The 10 Countries Where Happiness Is Most and Least Affordable
Expensivity identified nine countries with a higher price of happiness than the US. Life satisfaction is most expensive in Bermuda, due to a cost of living that’s 47% higher than New York City. Of course, you can knock off a few pennies from Bermuda’s $143,933 happiness price tag if you spend enough time on its paradisal beaches.
Happiness is cheapest in the petite South American country of Suriname. And indeed, the Surinamese enjoy greater than average happiness. However, the local happiness premium of $6,799 is still out of reach for those making the average Surinamese income of $5,500.
How the Cost of Happiness Varies from City to City
We took local cost-of-living figures into account to calculate the cost of happiness in key cities in the UK, US, and Europe. Click the tabs to switch from region to region.
Funny how the cities where folk flock to find happiness are those where happiness costs the most. If you can make it in New York City, you can make it anywhere, since NYC has the heftiest happiness price tag: $139,183. Bern, Switzerland, is the priciest non-US city in our study, at $128,969, and London tops at $110k.
But the price of happiness may be more evenly spread across the UK than you’d imagine, given the kingdom’s well-known north-south divide. The most expensive six places span the length of the UK, although there are notably no hefty price tags in Wales or Northern Ireland.
The US has the second-highest price of happiness in North America. Its $105k bill is significantly lower than Bermuda’s $143,933. Canada is not too far behind (although dropping into five-figure territory).

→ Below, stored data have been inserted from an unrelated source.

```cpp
int lic_gdn_supported(int32_t C);
int lic_gdn_fwd(const float* x, const float* gammaT_packed, const float* beta_eff, const float* res, float* y,
                float* norm, int64_t P, int32_t C, int32_t inverse, lic_stream_t stream);
int64_t lic_gdn_bwd_partial_rows(int64_t P);
int lic_gdn_bwd(const float* g, const float* x, const float* norm, const float* gamma_packed, float* dx, float* t,
                float* colsum_t_partial, float* colsum_dx_partial, int64_t P, int32_t C, int32_t inverse,
                lic_stream_t stream);

int lic_factorized_cdf_tables(const float* fe_params, int32_t C, int32_t lo, int32_t S, uint32_t* out,
                              lic_stream_t stream);
int lic_gmm_cdf_tables(const float* params, int64_t P, int32_t M, int32_t K, int32_t W, int32_t* center,
                       uint32_t* out, lic_stream_t stream);

#define LIC_CTX_AUTO 0
#define LIC_CTX_VECTOR 1
#define LIC_CTX_ELEMENT 2
int lic_ctx_gather(const float* y, int64_t y_batch, int64_t y_row, int64_t y_pix, int64_t y_origin, int32_t B,
                   int32_t h, int32_t w, int32_t M, const int32_t* taps, int32_t nt, int32_t slice_rows,
                   const int64_t* pix, int64_t n, float* win, const float* psi, int32_t Cpsi, float* comb,
                   int64_t comb_ld, int32_t path, lic_stream_t stream);

#define LIC_CTX_IMAGE_WORDS 8
#define LIC_CTX_IMAGE_Y_BASE 0
#define LIC_CTX_IMAGE_Y_ROW 1
#define LIC_CTX_IMAGE_Y_ORIGIN 2
#define LIC_CTX_IMAGE_PSI_BASE 3
#define LIC_CTX_IMAGE_H 4
#define LIC_CTX_IMAGE_W 5
#define LIC_CTX_IMAGE_R 6
int lic_ctx_gather_ragged(const float* y, int64_t y_len, int64_t y_pix, const int64_t* images, int32_t nimg, int32_t M,
                          const int32_t* taps, int32_t nt, const int64_t* row_image, const int64_t* row_pix,
                          int64_t rows, float* win, const float* psi, int64_t psi_len, int32_t Cpsi, float* comb,
                          int64_t comb_ld, int32_t path, lic_stream_t stream);

#define LIC_MAX_LAYERS 4
typedef struct lic_ctx_layer {
  float* win;
  float* comb;
  int64_t comb_ld;
  int32_t c0, M;
} lic_ctx_layer;
int lic_ctx_gather_layers(const float* y, int64_t y_batch, int64_t y_row, int64_t y_pix, int64_t y_origin, int32_t B,
                          int32_t h, int32_t w, const int32_t* taps, int32_t nt, int32_t slice_rows, const int64_t* pix,
                          int64_t n, const float* psi, int32_t Cpsi, const lic_ctx_layer* layers, int32_t L,
                          int32_t path, lic_stream_t stream);

int lic_ctx_gather_layers_ragged(const float* y, int64_t y_len, int64_t y_pix, const int64_t* images, int32_t nimg,
                                 const int32_t* taps, int32_t nt, const int64_t* row_image, const int64_t* row_pix,
                                 int64_t rows, const float* psi, int64_t psi_len, int32_t Cpsi,
                                 const lic_ctx_layer* layers, int32_t L, int32_t path, lic_stream_t stream);

#define LIC_RANS_LANES 64
#define LIC_RANS_STATE_WORDS 67
#define LIC_RANS_ERR_RANGE 1u
#define LIC_RANS_ERR_STREAM 2u
int lic_rans_decode_step(const uint8_t* streams, const int64_t* stream_off, const int64_t* stream_bytes,
                         const uint32_t* escapes, const int64_t* esc_off, uint32_t* state, const uint32_t* tables,
                         const int32_t* center, int32_t B, int32_t n, int32_t M, int32_t W, const int64_t* dest,
                         float* ypad, int64_t pixels, lic_stream_t stream);

#define LIC_RANS_MAX_GROUPS 8
int lic_rans_decode_step_groups(const uint8_t* streams, const int64_t* stream_off, const int64_t* stream_bytes,
                                const uint32_t* escapes, const int64_t* esc_off, uint32_t* state,
                                const uint32_t* tables, const int32_t* center, int32_t B, int32_t G, int32_t n,
                                int32_t M, int32_t W, const int64_t* dest, float* ypad, int64_t pixels,
                                lic_stream_t stream);

int lic_rans_decode_step_ragged(const uint8_t* streams, const int64_t* stream_off, const int64_t* stream_bytes,
                                const uint32_t* escapes, const int64_t* esc_off, uint32_t* state,
                                const uint32_t* tables, const int32_t* center, const int32_t* seg, int32_t nimg,
                                int32_t G, int64_t total_rows, int32_t M, int32_t W, const int64_t* dest, float* ypad,
                                const int64_t* y_base, const int64_t* pixels, int64_t ypad_len, lic_stream_t stream);

typedef struct lic_rans_layer {
  const uint32_t* tables;
  const int32_t* center;
  int32_t c0, M;
} lic_rans_layer;
int lic_rans_decode_step_layers(const uint8_t* streams, const int64_t* stream_off, const int64_t* stream_bytes,
                                const uint32_t* escapes, const int64_t* esc_off, uint32_t* state,
                                const lic_rans_layer* layers, int32_t L, int32_t B, int32_t G, int32_t n, int32_t W,
                                const int64_t* dest, float* ypad, int64_t pixels, int64_t y_pix, lic_stream_t stream);

int lic_rans_decode_step_layers_ragged(const uint8_t* streams, const int64_t* stream_off, const int64_t* stream_bytes,
                                       const uint32_t* escapes, const int64_t* esc_off, uint32_t* state,
                                       const lic_rans_layer* layers, int32_t L, const int32_t* seg, int32_t nimg,
                                       int32_t G, int64_t total_rows, int32_t W, const int64_t* dest, float* ypad,
                                       const int64_t* y_base, const int64_t* pixels, int64_t ypad_len, int64_t y_pix,
                                       lic_stream_t stream);

int lic_rans_encode_pick(const uint32_t* tables, const int32_t* center, const int32_t* y, const int64_t* order,
                         int32_t B, int64_t P, int32_t M, int32_t W, uint32_t* sf, uint32_t* exc, uint32_t* state,
                         lic_stream_t stream);
int lic_rans_encode(const uint32_t* sf, const uint32_t* exc, const int64_t* step_len, int64_t nsteps, int32_t B,
                    int64_t nsym, uint8_t* words, int64_t slot, uint32_t* esc_out, uint32_t* state,
                    lic_stream_t stream);

int lic_rans_encode_groups(const uint32_t* sf, const uint32_t* exc, const int64_t* step_len, int64_t nsteps,
                           int32_t B, int32_t G, int64_t nsym, uint8_t* words, int64_t slot, uint32_t* esc_out,
                           int64_t esc_cap, uint32_t* state, lic_stream_t stream);

#define LIC_RANS_IMAGE_WORDS 4
#define LIC_RANS_IMAGE_ROW0 0
#define LIC_RANS_IMAGE_P 1
#define LIC_RANS_IMAGE_STEP0 2
#define LIC_RANS_IMAGE_NSTEPS 3
#define LIC_RANS_BLOCK_WORDS 4
#define LIC_RANS_BLOCK_WORD_OFF 0
#define LIC_RANS_BLOCK_SLOT 1
#define LIC_RANS_BLOCK_ESC_OFF 2
#define LIC_RANS_BLOCK_ESC_CAP 3
int lic_rans_encode_pick_ragged(const uint32_t* tables, const int32_t* center, const int32_t* y, int64_t total_rows,
                                const int64_t* images, int32_t nimg, const int64_t* row_image, const int64_t* order,
                                int32_t M, int32_t W, uint32_t* sf, uint32_t* exc, uint32_t* state,
                                lic_stream_t stream);
int lic_rans_encode_ragged(const uint32_t* sf, const uint32_t* exc, const int64_t* step_len, int64_t steps_len,
                           const int64_t* images, const int64_t* blocks, int32_t nimg, int32_t G, int64_t total_rows,
                           int32_t M, uint8_t* words, int64_t words_len, uint32_t* esc_out, int64_t esc_len,
                           uint32_t* state, lic_stream_t stream);

#define LIC_RANS_Z_AUTO 0
#define LIC_RANS_Z_RESIDENT 1
#define LIC_RANS_Z_GLOBAL 2
#define LIC_RANS_Z_LDS_BYTES 65536
#define LIC_RANS_Z_MAX_S 4096
#define LIC_RANS_Z_MAX_M 65535
int lic_rans_z_pick(const uint32_t* tables, int32_t M, int32_t lo, int32_t S, const int32_t* z, int64_t n, uint32_t* sf,
                    uint32_t* exc, uint32_t* err, lic_stream_t stream);
int lic_rans_z_decode_path(int32_t M, int32_t S);
int lic_rans_z_decode(const uint8_t* streams, const int64_t* stream_off, const int64_t* stream_bytes,
                      const uint32_t* escapes, const int64_t* esc_off, uint32_t* state, const uint32_t* tables,
                      int32_t M, int32_t lo, int32_t S, int32_t nimg, int32_t G, const int64_t* nsym,
                      const int64_t* z_base, float* z, int64_t z_len, int32_t path, lic_stream_t stream);

size_t lic_msssim_workspace_bytes(int32_t B, int32_t C, int32_t H, int32_t W);
int lic_msssim(const float* x, const float* y, int32_t B, int32_t C, int32_t H, int32_t W, int64_t sb,
               int64_t sc, int64_t sh, int64_t sw, float data_range, float* out, float* level_out,
               void* workspace, size_t workspace_bytes, lic_stream_t stream);
size_t lic_msssim_bwd_workspace_bytes(int32_t B, int32_t C, int32_t H, int32_t W);
int lic_msssim_bwd(const float* x, const float* y, int32_t B, int32_t C, int32_t H, int32_t W, int64_t sb,
                   int64_t sc, int64_t sh, int64_t sw, float data_range, const float* level_out,
                   const void* fwd_workspace, size_t fwd_workspace_bytes, const float* gout, float* dx,
                   void* workspace, size_t workspace_bytes, lic_stream_t stream);

int lic_u8_to_f32(const uint8_t* in, float* out, int64_t n, lic_stream_t stream);
size_t lic_tensor_stats_workspace_bytes(void);
int lic_tensor_stats(const float* x, int64_t n, int32_t nbins, float lo, float hi, double* stats,
                     uint64_t* hist, void* workspace, size_t workspace_bytes, lic_stream_t stream);

enum lic_window_border { LIC_WINDOW_ZERO = 0, LIC_WINDOW_REPLICATE = 1, LIC_WINDOW_REFLECT = 2 };
typedef struct lic_window_job {
  int64_t src_offset;
  int32_t Hs, Ws;
  int32_t y0, x0;
  int32_t flags;
  int32_t reserved;
} lic_window_job;
int lic_window_u8_to_f32(const uint8_t* pool, const lic_window_job* jobs_device, int32_t B, int32_t h, int32_t w,
                         int32_t C, int32_t border, float* out, lic_stream_t stream);
int lic_window_f32(const float* src, int64_t sb, int64_t sc, int64_t sh, int64_t sw, int32_t B, int32_t C,
                   int32_t Hs, int32_t Ws, int32_t y0, int32_t x0, int32_t h, int32_t w, int32_t border, float* out,
                   lic_stream_t stream);

typedef struct lic_resample_job {
  int64_t src_offset;
  int32_t Hs, Ws;
  int32_t Hn, Wn;
  int32_t y0, x0;
  int32_t flags;
  int32_t reserved;
} lic_resample_job;
int lic_resample_u8_to_f32(const uint8_t* pool, const lic_resample_job* jobs_device, int32_t B, int32_t h, int32_t w,
                           int32_t C, float* out, lic_stream_t stream);

enum lic_prep_kind { LIC_PREP_PACK_F32 = 0, LIC_PREP_PACK_BF16 = 1, LIC_PREP_MAP = 2, LIC_PREP_MASK_INPLACE = 3,
                     LIC_PREP_PACK_BF16_KPERM = 4 ,
                     LIC_PREP_PACK_BF16_STEM = 5   };
typedef struct lic_prep_job {
  const float* src;
  void* dst;
  const float* mask;
  int64_t s_tap, s_kq, s_kr, s_nq, s_nr;
  int32_t kind;
  int32_t taps, K, N, kdiv, ndiv;
  int32_t transform;
  float bound, pedestal;
  int32_t cpt, npad, tiled, v4, block0, nblocks;
  int64_t total;
} lic_prep_job;
int64_t lic_prep_plan(lic_prep_job* jobs, int32_t njobs);
int lic_prep_run(const lic_prep_job* jobs_device, int32_t njobs, int64_t total_blocks, lic_stream_t stream);

typedef struct lic_adam_job {
  float* p;
  const float* g;
  float* m;
  float* v;
  int64_t n;
  int32_t block0, nblocks;
} lic_adam_job;
int64_t lic_adam_plan(lic_adam_job* jobs, int32_t njobs);
int lic_adam_run(const lic_adam_job* jobs_device, int32_t njobs, int64_t total_blocks, const float* const* grads_host,
                 double lr, double beta1, double beta2, double eps, double weight_decay, double bias_correction1,
                 double bias_correction2, lic_stream_t stream);

int lic_grad_norm_partial(const lic_adam_job* jobs_device, int32_t njobs, int64_t total_blocks,
                          const float* const* grads_host, double* partials, lic_stream_t stream);
int lic_grad_norm_finish(const double* partials, int64_t nparts, double max_norm, int32_t count_skip, float* clip_state,
                         lic_stream_t stream);
int lic_adam_run_scaled(const lic_adam_job* jobs_device, int32_t njobs, int64_t total_blocks,
                        const float* const* grads_host, double lr, double beta1, double beta2, double eps,
                        double weight_decay, double bias_correction1, double bias_correction2, const float* clip_state,
                        int32_t skip_nonfinite, lic_stream_t stream);

int lic_adam_run_ema(const lic_adam_job* jobs_device, int32_t njobs, int64_t total_blocks,
                     const float* const* grads_host, double lr, double beta1, double beta2, double eps,
                     double weight_decay, double bias_correction1, double bias_correction2, float* const* ema_device,
                     double ema_weight, const float* clip_state, int32_t skip_nonfinite, lic_stream_t stream);
int lic_swap_run(const lic_adam_job* jobs_device, int32_t njobs, int64_t total_blocks, float* const* ema_device,
                 lic_stream_t stream);

enum { LIC_REDUCE_SLABS = 0, LIC_REDUCE_COLUMNS = 1 };
enum { LIC_REDUCE_EPI_NONE = 0, LIC_REDUCE_EPI_REPARAM = 1 };
#define LIC_REDUCE_MAX_JOBS 32
typedef struct lic_reduce_job {
  const float* src;
  float* dst;
  const float* param;
  int64_t sm, smr, sn, snr, stap;
  int32_t kind, epilogue;
  int32_t splitk, ntaps, Cm, Cn, Mvalid, Nvalid, mdiv, ndiv;
  float scale, bound;
  int32_t block0, nblocks;
} lic_reduce_job;
int lic_wgrad_bf16_partial(const lic_wgrad_desc* d, void* workspace, size_t workspace_bytes, lic_reduce_job* job,
                           lic_stream_t stream);
int lic_colsum_bf16_partial(const void* in, int64_t ld, int64_t P, int32_t C, float scale, float* out, void* workspace,
                            size_t workspace_bytes, lic_reduce_job* job, lic_stream_t stream);
int lic_colsum2_bf16_partial(const void* in_a, const void* in_b, int64_t ld, int64_t P, int32_t C, float scale,
                             float* out_a, float* out_b, void* workspace, size_t workspace_bytes, lic_reduce_job* jobs2,
                             lic_stream_t stream);
int lic_leaky_bwd_colsum_bf16(const void* y, const void* dy, void* dx, int64_t P, int32_t C, float slope, float* out,
                              void* workspace, size_t workspace_bytes, lic_reduce_job* job, lic_stream_t stream);
int lic_reduce_batch(const lic_reduce_job* jobs, int32_t njobs, lic_stream_t stream);

int lic_head_convt_bf16_supported(int32_t Cin, int32_t Cout, int32_t kh, int32_t kw, int32_t stride, int32_t pad,
                                  int32_t out_pad);
int lic_head_convt_bf16(const void* x, const void* w_packed, const float* bias, float* out, int32_t B, int32_t Hi,
                        int32_t Wi, int32_t Cin, lic_stream_t stream);
int lic_stem_conv_bf16(const float* x, const void* w_packed, const float* bias, void* y, int32_t B, int32_t H, int32_t W,
                       int32_t Cout, lic_stream_t stream);

typedef struct lic_plan lic_plan;
int lic_plan_create(void* hip_graph, lic_plan** out);
int lic_plan_info(const lic_plan* plan, int64_t* info);
int lic_plan_replay(lic_plan* plan, lic_stream_t main, const lic_stream_t* sides, int32_t n_sides);
int lic_plan_tune(lic_plan* plan, lic_stream_t main, const lic_stream_t* sides, int32_t n_sides, double* result);
int lic_plan_dag(const lic_plan* plan, int64_t cap_ops, int64_t cap_edges, int64_t* sizes, int32_t* pred_ptr,
                 int32_t* pred_idx, int32_t* kind, int32_t* flags, double* us);
int lic_plan_commands(lic_plan* plan, int32_t n_sides, int64_t cap, int64_t* n_cmds, int32_t* cmds);
int lic_plan_sched_host(int64_t n_ops, const int32_t* pred_ptr, const int32_t* pred_idx, const double* us,
                        const int32_t* flags, int32_t mode, int32_t ns, double wide_min_us, int32_t n_sides,
                        int64_t cap, int64_t* n_cmds, int32_t* cmds, int64_t* info);
void lic_plan_destroy(lic_plan* plan);
const char* lic_plan_last_error(void);

int lic_version(void);
int lic_last_hip_error(void);
const char* lic_arch(void);

#ifdef __cplusplus
}
#endif
#endif
```

### neural_image_compression_amd/_lib.py

```python
from __future__ import annotations

import ctypes as C
import os

_HERE = os.path.dirname(os.path.abspath(__file__))
LIB_PATH = os.path.join(_HERE, "liblic_hip.so")

EPI_NONE, EPI_LEAKY, EPI_MUL_LEAKY_MASK, EPI_GDN, EPI_IGDN, EPI_GDN_BWD, EPI_IGDN_BWD, EPI_CONV_GDN, EPI_CONV_IGDN = range(9)
FE_NPARAM = 43

_vp, _i32, _i64, _f32, _sz = C.c_void_p, C.c_int32, C.c_int64, C.c_float, C.c_size_t
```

Aside from these three and Barbados ($38,510), every country in the region has a price of happiness that’s equal to or lower than the average United States income.
South America has the most affordable happiness in the world, at least if you’re in Suriname or Argentina. In fact, Jeff Bezos makes the Surinamese happiness premium of $6,799 every three seconds (with change to spare). Argentina seems engineered for happiness. The $8,779 happiness premium may be higher than the average income, but the country’s culture and attitude for life make it an exciting prospect for pleasure-seekers.
There are seven countries in Europe with a six-figure happiness premium. The Swiss lead the way, but Norway isn’t far behind. But, despite a price tag of $114,147, Norway regularly features near the top of global happiness indexes. “We have a welfare system that takes care of us, a safety net,” explains one University of Oslo expert. “We don’t have to worry, as it cannot go too wrong in Norway.”
Middle East & Central Asia
The happiness price tag in Israel ($130,457) is nearly twice that of second-highest Qatar ($75,936). Israel still figures high in the happiness indexes, to the surprise of some locals, who point out that happiness, after all, is difficult to measure – the UN/Gallup poll is based on income, healthy life expectancy, social support, freedom, trust, and generosity.
Rest of Asia & Oceania
Australia, New Zealand, and Japan each have six-figure price tags on happiness, and their neighboring countries are closest behind them. Further afield, the price in Southeast Asia ranges from $15,643 (Pakistan) to $46,078 (Singapore), indicative of the diverse economies, politics, and cultures of the region. But the lowest happiness price in this region is Azerbaijan ($14,341), on the borders of Europe.
Ongoing conflict and associated poverty make the cost of living, and the cost of happiness, disproportionately high in Libya, compared to the rest of Africa. There is a jump of over $21k from the cost of happiness in second-placed Tunisia to Libya’s $58,191 price tag. And if Libya’s cost of happiness is half that of Norway’s, it is a good reminder that money can’t buy off every kind of happiness – and it’s tough to put a price on a sense of security.
While money isn’t everything, if your environment is right, then having enough of it gives you the cushion you need to build a masterplan for being happy into your routine. Take positive action to get control of your debt, work with your community to make life livable in less than ideal conditions, and don’t believe the smiles on the faces of billionaires – their happiness leveled off a long time ago.
METHODOLOGY & SOURCES
We used estimates from Purdue University’s paper “Happiness, income satiation and turning points around the world” to calculate satiation points for over 160 countries. We then adjusted dollar figures using the Purchasing Power Parity (PPP) conversion factor from the World Bank and the currency exchange rate from TheGlobalEconomy in order to convert the figures from the regional to the country level.
Finally, we used cost of living data from Numbeo to adjust national level estimates of satiation points to the city level. National estimates were adjusted using Numbeo’s Cost of Living Index, wherein a 1-point difference in index score between two geographies is equivalent to a 1% difference in the cost of living.